El resultado de esta Tesis, desarrollada en el marco de un Doctorado Industrial entre
la Universidad Carlos III de Madrid (UC3M) y la empresa Arquimea, se ha transferido satisfactoriamente al entorno empresarial en forma de un proyecto financiado por la
Agencia Espacial Europea para continuar su desarrollo y posterior explotación.Commercial electronic components, also known as Commercial-Off-The-Shelf (COTS),
are present in a wide variety of devices commonly used in our daily life. Particularly, the
use of microprocessors and highly integrated System-on-Chip (SoC) devices has fostered
the advent of increasingly intelligent electronic devices which sustain the lifestyles and the
progress of modern society. Microprocessors are present even in safety-critical systems,
such as vehicles, planes, weapons, medical devices, implants, or power plants. In any of
these cases, a fault could involve severe human or economic consequences. However, every
electronic system deals continuously with internal and external factors that could provoke
faults in its operation. The capacity of a system to operate correctly in presence of faults
is known as fault-tolerance, and it becomes a requirement in the design and operation of
critical systems.
Space vehicles such as satellites or spacecraft also incorporate microprocessors to
operate autonomously or semi-autonomously during their service life, with the additional
difficulty that they cannot be repaired once in-orbit, so they are considered critical systems.

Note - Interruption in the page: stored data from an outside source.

#define KSG_ORG_NODE 0x40000000
template <bool PER = false>
__device__ __forceinline__ void origin_rows(const DevCluster& C, const WinLDS& L, const WinArgs& A, int32_t o,
                                            RowV& start, RowV& snap) {
  if (o & KSG_ORG_NODE) {
    if (A.xrows) start = A.xrows[o & 0xFFFFF];
    else load_row(C, (uint32_t)(o & 0xFFFFF) - C.goff, A.need_eph, start);
    snap = start;
  } else if (o < KSG_BATCH) {
    start = L.prior[o].after;
    snap = L.prior[o].base;
  } else {
    int p = (o - 64) >> 6, i = (o - 64) & 63;
    if (i < KSG_STAGE) start = L.row[p][i];
    else if (PER) load_row_p<PER>(C, (uint32_t)(L.key[p][i] & 0xFFFFFull) - C.goff, A.need_eph, start);
    else start = rec_rows(A.wrec)[p * KSG_CAND + i];
    snap = start;
  }
}
__device__ __forceinline__ void delta_of(const PodLite& p, Delta& d) {
#pragma unroll
  for (int k = 0; k < 4; ++k) d.req[k] = p.req[k];
  d.nzc = p.nz_cpu;
  d.nzm = p.nz_mem;
  d.pods = 1;
}
__device__ __forceinline__ void delta_add(Delta& d, const PodLite& p) {
#pragma unroll
  for (int k = 0; k < 4; ++k) d.req[k] += p.req[k];
  d.nzc += p.nz_cpu;
  d.nzm += p.nz_mem;
  d.pods += 1;
}
__device__ __forceinline__ void apply_delta(RowV& r, const Delta& d, uint32_t R) {
#pragma unroll
  for (uint32_t k = 0; k < 4; ++k)
    if (k < R) r.req[k] += d.req[k];
  r.nzc += d.nzc;
  r.nzm += d.nzm;
// ... 332 lines not shown
    const bool valid = b < nb;
    const uint64_t pm = valid ? L.pmask[b] : 0;
    const uint64_t pbk = valid ? L.pbest[b] : 0;
    int r = 0;
    bool pok = pbk != 0;
    int32_t node = -1, org = -1;
#pragma unroll 1
    for (int round = 0; round < 64; ++round) {
      uint64_t ck = 0;
      if (valid) {
        uint64_t free_ = ~pm & (r < 64 ? (~0ull << r) : 0ull);
        r = free_ ? __ffsll((long long)free_) - 1 : KSG_CAND;
        ck = r < KSG_CAND ? L.key[b][r] : 0;
      }
      uint64_t pk = pok ? pbk : 0;
      uint64_t best = ck > pk ? ck : pk;
      bool from_c = best != 0 && best == ck;
      node = best ? (int32_t)(best & 0xFFFFFull) : -1;
      org = !best ? -1 : from_c ? 64 + b * 64 + r : L.pbest_e[b];
      L.gtn[lane] = -1;
      L.gtn[lane + 64] = -1;
      uint32_t h = 0;
      if (node >= 0) {
        h = tab_claim(L.gtn, node);
        L.gtf[h] = KSG_BATCH;
      }
      if (node >= 0) atomicMin(&L.gtf[h], b);
      bool lose = node >= 0 && L.gtf[h] < b;
      if (__ballot(lose) == 0) break;
      if (lose) {
        if (from_c) ++r;
        else pok = false;
      }
    }
    if (lane < KSG_BATCH) {
      PickRow& e = L.pr[b];
      e.node = node;
      e.nx = KSG_BATCH;
      if (valid) {
        L.S[0][b] = node;
        L.O[0][b] = org;
      }
      const bool deep = node >= 0 && org >= 64 && ((org - 64) & 63) >= KSG_STAGE;
      e.deep = deep ? 1 : 0;
      if (node >= 0) pick_insert(L.pick[0], node, b);
      if (node >= 0 && !deep) {
        RowV st, snap;
        origin_rows<PER>(C, L, A, org, st, snap);
        e.base = st;
        e.snap = snap;
        Delta d;
        delta_of(L.pod[b], d);
        apply_delta(st, d, R);
        e.after = st;
      }
    }
  }
  lds_barrier();
  STAMP(3);
  int cur = 0, stable = 0;
  uint32_t iters = 0;
#pragma unroll 1
  for (;;) {
    const int nxt = cur == 2 ? 0 : cur + 1;
    if (tid < KSG_HSLOTS) pick_clear(L.pick[nxt == 2 ? 0 : nxt + 1], tid);
    const PickTab& T = L.pick[cur];
    if (wave < 8) {
      const int p_hi = nb * (nb - 1) / 2;
      if (iters == 0 && tid == 8 * 64 - 1 && L.pr[nb - 1].deep) {
        PickRow& e = L.pr[nb - 1];
        RowV st, snap;
        origin_rows<PER>(C, L, A, L.O[cur][nb - 1], st, snap);
        e.base = st;
        e.snap = snap;
        Delta d;
        delta_of(L.pod[nb - 1], d);
        apply_delta(st, d, R);
        e.after = st;
      }
#pragma unroll 1
      for (int base = stable * (stable - 1) / 2 + wave * 64; base < p_hi; base += 8 * 64) {
        const int p = base + lane;
        if (p < p_hi) {
          int b = (int)((1.0f + sqrtf(1.0f + 8.0f * (float)p)) * 0.5f);
          b = b * (b - 1) / 2 > p ? b - 1 : ((b + 1) * b / 2 <= p ? b + 1 : b);
          const int a = p - b * (b - 1) / 2;
          PickRow& e = L.pr[a];
          const int32_t Sv = e.node;
          uint64_t k = 0;
          int df = 0, dT = 0, dA = 0;
          PatchV pt;
          pt.code = KSG_NOT_PATCHED;
          pt.fitba = pt.total = 0;
          pt.raw = 0;
          if (Sv >= 0) {
            if (iters == 0) STAMP(24);
            const int nx = e.nx;
            if (iters == 0) STAMP(25);
            if (nx >= b) {
              RowV cur_r, snap;
              if (e.deep) {
                origin_rows<PER>(C, L, A, L.O[cur][a], cur_r, snap);
                if (b == a + 1) {
                  e.base = cur_r;
                  e.snap = snap;
                }
                Delta d;
                delta_of(L.pod[a], d);
                apply_delta(cur_r, d, R);
                if (b == a + 1) e.after = cur_r;
              } else {
                cur_r = e.after;
                snap = e.snap;
              }
              const PodLite* h = &L.pod[b];
              int32_t fs, bs;
              int64_t tot;

              StaticRec sr{KSG_FILTER_PASS, 0};
              uint32_t code;
              if (STAT) {
                sr = srec_at<PER>(A, A.w0 + b, (uint32_t)Sv);
                code = eval_row_s<MODE>(cur_r, F, h, R, sr, L.mt[b], L.ma[b], fs, bs, tot);
              } else {
                code = eval_row<MODE>(cur_r, F, h, R, fs, bs, tot);
              }

              bool snap_ok = sr.code == KSG_FILTER_PASS && (F.pos_fit < 0 || fit_filter_row(snap, h, R) == 0);
              df = (code == KSG_FILTER_PASS ? 1 : 0) - (snap_ok ? 1 : 0);
              if (STAT) {
                const bool na_on = F.pos_na >= 0 && !(h->flags & KPF_SKIP_NA_SCORE);
                dT = F.pos_taint >= 0 && (int64_t)(sr.raw >> 20) == L.mt[b] ? df : 0;
                dA = na_on && (int64_t)(sr.raw & KSG_RAW_NA_MASK) == L.ma[b] ? df : 0;
              }
              if (code == KSG_FILTER_PASS) k = pack_key(tot, F.seed, h->queue_idx, (uint32_t)Sv);
              pt.code = code;
              pt.fitba = fs | (bs << 16);
              pt.total = (int32_t)tot;
              pt.raw = sr.raw;
            }
          }
          L.rk[b][a] = k;
          L.rdf[b][a] = (int8_t)df;
          if (STAT) {
            L.rdfT[b][a] = (int8_t)dT;
            L.rdfA[b][a] = (int8_t)dA;
          }
          L.patch[b][32 + a] = pt;
        }
      }
    } else {
      if (wave == 8 && lane < np) L.pf[lane] = first_pick(T, L.prior[lane].node);
#pragma unroll 1
      for (int b = stable + (wave - 8); b < nb; b += 8) {
        const uint64_t ck = L.key[b][lane];
        const bool mod = ((L.pmask[b] >> lane) & 1) || (ck != 0 && first_pick(T, (int32_t)(ck & 0xFFFFFull)) < b);
        L.kc[b][lane] = mod ? 0 : ck;
      }
    }
    if (iters == 0) STAMP(21);
    lds_barrier();
    if (iters == 0) STAMP(22);
    if constexpr (STAT) {
#pragma unroll 1
      for (int hh = 0; hh < 2; ++hh) {
        const int b = 2 * wave + hh;
        if (b >= nb) break;
// ... 91 lines not shown
          {
            const bool perr = (fl & KPF_PREFILTER_ERROR) != 0 || na_prescore_error(fl, feasible);
            const int32_t sel = (feasible > 0 && bk && !perr) ? (int32_t)(bk & 0xFFFFFull) : -1;
            int32_t org = -1;
            if (c) org = 64 + b * 64 + (__ffsll((long long)c) - 1);
            else if (p) org = __ffsll((long long)p) - 1;
            else if (r) org = L.O[cur][__ffsll((long long)r) - 1];
            L.S[nxt][b] = sel;
            L.O[nxt][b] = sel >= 0 ? org : -1;
            if (sel >= 0) pick_insert(L.pick[nxt], sel, b);
            SumLite& sm = L.sum[b];
            sm.best_key = sel >= 0 ? (feasible == 1 ? (bk & 0xFFFFFFFFFFull) : bk) : 0;
            sm.selected = sel;
            sm.feasible = feasible;
            sm.status = perr ? 2 : (sel >= 0 ? 0 : 1);
          }
        }
      }
    }
    if (iters == 0) STAMP(23);
    lds_barrier();
    if (STAT) {
      unsigned long long fm = __ballot(lane < nb && lane >= stable && L.fbf[lane & 31] != 0);
      if (fm) {
        while (fm) {
          const int b = __ffsll((long long)fm) - 1;
          fm &= fm - 1;
          win_exact_select<MODE, PER>(C, F, A, L, b, cur, nxt, R);
        }
        lds_barrier();
      }
    }
    if (iters < 2) STAMP(19 + iters);
    ++iters;
    bool changed;
    {
      const int32_t so = L.S[cur][lane & 31], sn = L.S[nxt][lane & 31];
      unsigned long long m = __ballot(lane < nb && lane >= stable && sn != so);
      stable = m ? min(__ffsll((long long)m), nb) : nb;
      changed = m != 0;
    }
    cur = nxt;
    if (!changed) break;
    win_fill_rows<PER>(C, L, A, L.S[cur], L.O[cur], nb, stable, R, tid);
    lds_barrier();
    if (stable >= nb) break;
  }
  STAMP(4);
  if (A.stamps && tid == 0) A.stamps[7] = iters;
  uint32_t pre_fl = 0, pre_ev = 0;
  if (PER && tid == 0) {
    pre_fl = ld_sc1(A.flushed);
    pre_ev = A.nxt_evd ? ld_sc1(A.nxt_evd) : 0u;
  }
  auto flushed_wait = [&]() {
    if (tid == 0) {
      bool ok = pre_fl >= A.flush_need;
      for (uint32_t it = 0; !ok && it < A.spin; ++it) {
        if (ld_sc1(A.flushed) >= A.flush_need) { ok = true; break; }
        if ((it & 63u) == 63u && ld_sc1(A.abortw) != 0u) break;
        __builtin_amdgcn_s_sleep(2);
      }
      if (!ok) __hip_atomic_store(A.abortw, 1u, __ATOMIC_RELAXED, __HIP_MEMORY_SCOPE_AGENT);
    }
    lds_barrier();
  };
  auto exact_writes = [&]() {
    unsigned long long fm = __ballot(lane < nb && L.fbf[lane & 31] != 0);
    while (fm) {
      const int b = __ffsll((long long)fm) - 1;
      fm &= fm - 1;
      win_exact_write<MODE, PER>(C, F, A, L, b, cur, R);
    }
  };
  bool exact_early = false;
  if constexpr (PER && STAT) {
    if (A.replay2 && __ballot(lane < nb && L.fbf[lane & 31] != 0) != 0) {
      exact_early = true;
      flushed_wait();
      exact_writes();
    }
  }
  const PickTab& T = L.pick[cur];
  if (wave == 0) {
    const int a = lane;
    const PickRow& e = L.pr[a & 31];
    const bool last = a < nb && e.node >= 0 && e.nx == KSG_BATCH;
    unsigned long long m = __ballot(last);
    if (last) {
      Pend p;
      p.node = e.node;
      p.pad = 0;
      p.base = e.base;
      p.after = e.after;
      st_obj<PER>(A.pnext + __popcll(m & ((1ull << a) - 1)), p);
    }
    if (lane == 0) stv<PER>(A.pnext_n, (int32_t)__popcll(m));
  }
  STAMP(26);
  if constexpr (PER) {
    asm volatile("s_waitcnt vmcnt(0)" ::: "memory");
    STAMP(27);
    __syncthreads();
    if (tid < 16) {
      if (A.replay2) __hip_atomic_fetch_max(A.pub + tid * 32, A.pub_val, __ATOMIC_RELAXED, __HIP_MEMORY_SCOPE_AGENT);
      else st_sc1(A.pub + tid * 32, A.pub_val);
    }
    if (A.rstamps && tid == 0) A.rstamps[2] = __builtin_amdgcn_s_memrealtime();
  }
  STAMP(6);
  if (tid < nb) {
    ksg_pod_summary& d = A.sums[A.w0 + tid];
    d.best_key = L.sum[tid].best_key;
    d.selected = L.sum[tid].selected;
    d.feasible = L.sum[tid].feasible;
    d.status = L.sum[tid].status;
    if (STAT) {
      if (F.pos_taint >= 0) d.max_score[F.pos_taint] = L.xmt[tid];
      if (F.pos_na >= 0) d.max_score[F.pos_na] = L.xma[tid];
    }
  }
  if constexpr (PER) {
    if (tid == 0) L.nxt_ok = A.nxt_evd && pre_ev >= A.nxt_need ? 1u : 0u;
    if (!exact_early) flushed_wait();
  }
  {
    const int32_t Sv = L.S[cur][lane & 31];
    const int32_t pn = lane < np ? L.prior[lane].node : -1;
    const int pf = lane < np ? first_pick(T, pn) : -1;
#pragma unroll 1
    for (int hh = 0; hh < 2; ++hh) {
      const int b = 2 * wave + hh;
      if (b >= nb) break;
      if (STAT && L.fbf[b]) continue;
      const PatchV pt = L.patch[b][lane];
      const bool wr = lane < 32 ? (lane < np && pf >= b) : (lane - 32 < b && pt.code != KSG_NOT_PATCHED);
      const int32_t node = lane < 32 ? pn : Sv;
      const uint32_t nl = (uint32_t)node - C.goff;
      if (wr && node >= 0 && (uint32_t)node >= C.goff && nl < C.N) {
        uint32_t* of;
        int32_t *os, *ot;
        out_ptrs(A, A.w0 + b, C.N, of, os, ot);
        if (PER && kept_q(A, A.w0 + b))
          write_pair<STAT, true>(F, of, os, ot, C.N, nl, pt.code, pt.fitba & 0xFFFF, pt.fitba >> 16, pt.total, pt.raw);
        else
          write_pair<STAT, false>(F, of, os, ot, C.N, nl, pt.code, pt.fitba & 0xFFFF, pt.fitba >> 16, pt.total, pt.raw);
      }
    }
  }
  if (STAT && !exact_early) exact_writes();
  STAMP(5);
  if (A.stamps && tid == 0) A.stamps[12] = __builtin_amdgcn_s_memrealtime();
#undef STAMP
}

In addition, the harsh conditions in space, and specifically radiation effects, involve a big
challenge for the correct operation of electronic devices. In particular, radiation-induced
soft errors have the potential to become one of the major risks for the reliability of systems
in space.
Large space missions, typically publicly funded as in the case of NASA or European
Space Agency (ESA), have followed historically the requirement to avoid the risk at any
expense, regardless of any cost or schedule restriction. Because of that, the selection of
radiation-resistant components (known as rad-hard) specifically designed to be used in
space has been the dominant methodology in the paradigm of traditional space industry,
also known as “Old Space”. However, rad-hard components have commonly a much higher
associated cost and much lower performance that other equivalent COTS devices. In fact,
COTS components have already been used successfully by NASA and ESA in missions
that requested such high performance that could not be satisfied by any available rad-hard
component.
In the recent years, the access to space is being facilitated in part due to the irruption
of private companies in the space industry. Such companies do not always seek to avoid
the risk at any cost, but they must pursue profitability, so they perform a trade-off between
risk, cost, and schedule through risk management in a paradigm known as “New Space”.
Private companies are often interested in deliver space-based services with the maximum
performance and maximum benefit as possible. With such objective, rad-hard components
are less attractive than COTS due to their higher cost and lower performance.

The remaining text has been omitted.